Optical and Structural Characterization of Terbium-Doped Y2SiO5 Phosphor Particles

The structural and the optical properties of terbium-doped yttrium oxyorthosilicate phosphor particles were analyzed. The samples were prepared through an aqueous sol-gel route and investigated in a large doping concentration range (ranging from 0.001% to 10%). The structural properties were studied by joint approach of X-ray measurements and Raman analysis, revealing the same principal structural phase (C2/c space group) independently of the Tb concentration. Radio luminescence measurements, excitation of photoluminescence, and time-resolved luminescence indicated a very efficient charge transfer mechanism from the excited level D-5(3) to D-5(4) level of Tb3+. A simple three-level kinetics model was applied to explain the experimental data and to give an estimation of the efficiency of the charge transfer process as a function of terbium doping.
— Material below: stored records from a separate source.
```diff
@@ -95,18 +117,20 @@
   }
 }
 
-template <int BN, int STAGES, bool MN_MAJOR, int EK>
+template <int BN, int STAGES, bool MN_MAJOR, int EK, bool RES = false>
 __global__ void __launch_bounds__(GEMM_THREADS, 1)
 gemm_tc_kernel(const __grid_constant__ CUtensorMap tmA, const __grid_constant__ CUtensorMap tmB,
                const __grid_constant__ CUtensorMap tmC, const __grid_constant__ CUtensorMap tmR,
                const __grid_constant__ GemmParams p) {
-  using L = GemmSmem<BN, STAGES>;
+  static_assert(!(RES && MN_MAJOR), "the weight-resident schedule is K-major only");
+  using L = GemmSmem<BN, STAGES, RES>;
   extern __shared__ __align__(1024) uint8_t smem[];
   if ((smem_u32(smem) & 1023u) != 0) __trap();
   uint64_t* full_bar = reinterpret_cast<uint64_t*>(smem + L::BAR_OFF);
   uint64_t* empty_bar = full_bar + STAGES;
   uint64_t* efull_bar = empty_bar + STAGES;
   uint64_t* eempty_bar = efull_bar + 2 * GEMM_EPI_BUFS;
+  uint64_t* panel_bar = eempty_bar + 2 * GEMM_EPI_BUFS;
 
   const int warp = threadIdx.x >> 5;
   const int lane = threadIdx.x & 31;
@@ -130,6 +154,7 @@
       mbar_init(&efull_bar[s], 1);
       mbar_init(&eempty_bar[s], 1);
     }
+    if (RES) mbar_init(panel_bar, 1);
     fence_barrier_init();
   }
   __syncthreads();
@@ -137,8 +162,6 @@
   pdl_wait();
 
   const int m_tiles = (p.M + GEMM_BM - 1) / GEMM_BM;
-  const int n_tiles = p.num_ntiles;
-  const int total_tiles = p.batch * m_tiles * n_tiles;
   const int num_kb = (p.K + GEMM_BK - 1) / GEMM_BK;
   const int nseg = p.nseg > 1 ? p.nseg : 1;
   const int num_kk = num_kb * nseg;
@@ -150,10 +173,13 @@
     if (threadIdx.x == 0) {
       int stage = 0;
       uint32_t phase = 0;
-      for (int tile = blockIdx.x; tile < total_tiles; tile += gridDim.x) {
-        const int nt = tile % n_tiles;
-        const int mt = (tile / n_tiles) % m_tiles;
-        const int b = tile / (n_tiles * m_tiles);
+      int nt, mt, b;
+      if (RES && gemm_tile<RES>(p, m_tiles, 0, nt, mt, b)) {
+        mbar_arrive_expect_tx(panel_bar, num_kb * L::B_BYTES);
+        for (int kb = 0; kb < num_kb; ++kb)
+          tma_load_3d(smem + L::PANEL_OFF + kb * L::B_BYTES, &tmB, panel_bar, kb * GEMM_BK, nt * BN, 0);
+      }
+      for (int i = 0; gemm_tile<RES>(p, m_tiles, i, nt, mt, b); ++i) {
         const int m0 = mt * GEMM_BM;
         for (int kk = 0; kk < num_kk; ++kk) {
           const int seg = kk / num_kb, kb = kk - seg * num_kb;
@@ -161,7 +187,9 @@
           uint8_t* sa = smem + stage * L::STAGE_BYTES;
           uint8_t* sb = sa + L::A_BYTES;
           mbar_arrive_expect_tx(&full_bar[stage], L::STAGE_BYTES);
-          if (nseg > 1) {
+          if constexpr (RES) {
+            tma_load_3d(sa, &tmA, &full_bar[stage], kb * GEMM_BK, m0, 0);
+          } else if (nseg > 1) {
             int ha, hb;
             if (nseg == 3) { ha = (seg == 1) ? 1 : 0; hb = (seg == 0) ? 1 : 0; }
             else { ha = (0x021010 >> (4 * (5 - seg))) & 0xf; hb = (0x201100 >> (4 * (5 - seg))) & 0xf; }
@@ -195,10 +223,8 @@
     } else if ((warp == 1 || warp == 2) && lane == 0 && epi_tma && e_mode == EPI_RESID_F32) {
       const int hh = warp - 1;
       int e = 0;
-      for (int i = hh; blockIdx.x + i * gridDim.x < total_tiles; i += 2) {
-        const int tile = blockIdx.x + i * gridDim.x;
-        const int nt = tile % n_tiles;
-        const int mt = (tile / n_tiles) % m_tiles;
+      int nt, mt, b;
+      for (int i = hh; gemm_tile<RES>(p, m_tiles, i, nt, mt, b); i += 2) {
         for (int ch = 0; ch < BN / 32; ++ch, ++e) {
           const int buf = hh * GEMM_EPI_BUFS + e % GEMM_EPI_BUFS;
           mbar_wait(&eempty_bar[buf], ((e / GEMM_EPI_BUFS) & 1) ^ 1);
@@ -224,11 +250,8 @@
   const int bar_self = 3 + hh;
   int e = 0;
   float acc[BN / 2];
-  for (int i = hh; blockIdx.x + i * gridDim.x < total_tiles; i += 2) {
-    const int tile = blockIdx.x + i * gridDim.x;
-    const int nt = tile % n_tiles;
-    const int mt = (tile / n_tiles) % m_tiles;
-    const int b = tile / (n_tiles * m_tiles);
+  int nt, mt, b;
+  for (int i = hh; gemm_tile<RES>(p, m_tiles, i, nt, mt, b); i += 2) {
     named_bar_sync(bar_self, 128);
     if (t.bias)
       for (int c = tid; c < BN; c += 128) sbias[c] = nt * BN + c < p.N ? __ldg(t.bias + nt * BN + c) : 0.0f;
@@ -237,11 +260,12 @@
     int stage = g0 % STAGES;
     uint32_t phase = (g0 / STAGES) & 1;
     if (i > 0) named_bar_sync(1 + hh, 256);
+    if (RES) mbar_wait(panel_bar, 0);
     int prev = -1;
     for (int kk = 0; kk < num_kk; ++kk) {
       mbar_wait(&full_bar[stage], phase);
       const uint32_t sa = smem_u32(smem + stage * L::STAGE_BYTES);
-      const uint32_t sb = sa + L::A_BYTES;
+      const uint32_t sb = RES ? smem_u32(smem + L::PANEL_OFF + kk * L::B_BYTES) : sa + L::A_BYTES;
       wgmma_fence();
 #pragma unroll
       for (int k = 0; k < GEMM_BK / 16; ++k) {
@@ -264,7 +288,10 @@
       prev = stage;
       if (++stage == STAGES) { stage = 0; phase ^= 1; }
     }
-    if (blockIdx.x + (i + 1) * gridDim.x < total_tiles) named_bar_arrive(2 - hh, 256);
+    {
+      int nt1, mt1, b1;
+      if (gemm_tile<RES>(p, m_tiles, i + 1, nt1, mt1, b1)) named_bar_arrive(2 - hh, 256);
+    }
     wgmma_wait<0>();
     reg_fence(acc);
     if (prev >= 0 && lane == 0 && wq == 0) mbar_arrive(&empty_bar[prev]);
```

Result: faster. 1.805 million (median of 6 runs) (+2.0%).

Finally, we give an estimation of the high absolute fluorescence quantum yield (0.95) for the sat D-5(4) recombinations, almost independent of the Tb concentrations, showing that, from this level, there are no efficient nonradiative channels. The results disclose the heavy Tb-doped Y2SiO5 matrix as good candidate for the development of efficient UV light-emitting-diode-excited green phosphor in mercury-free fluorescent lamps and for a new generation of scintillator panels for X-ray radiography.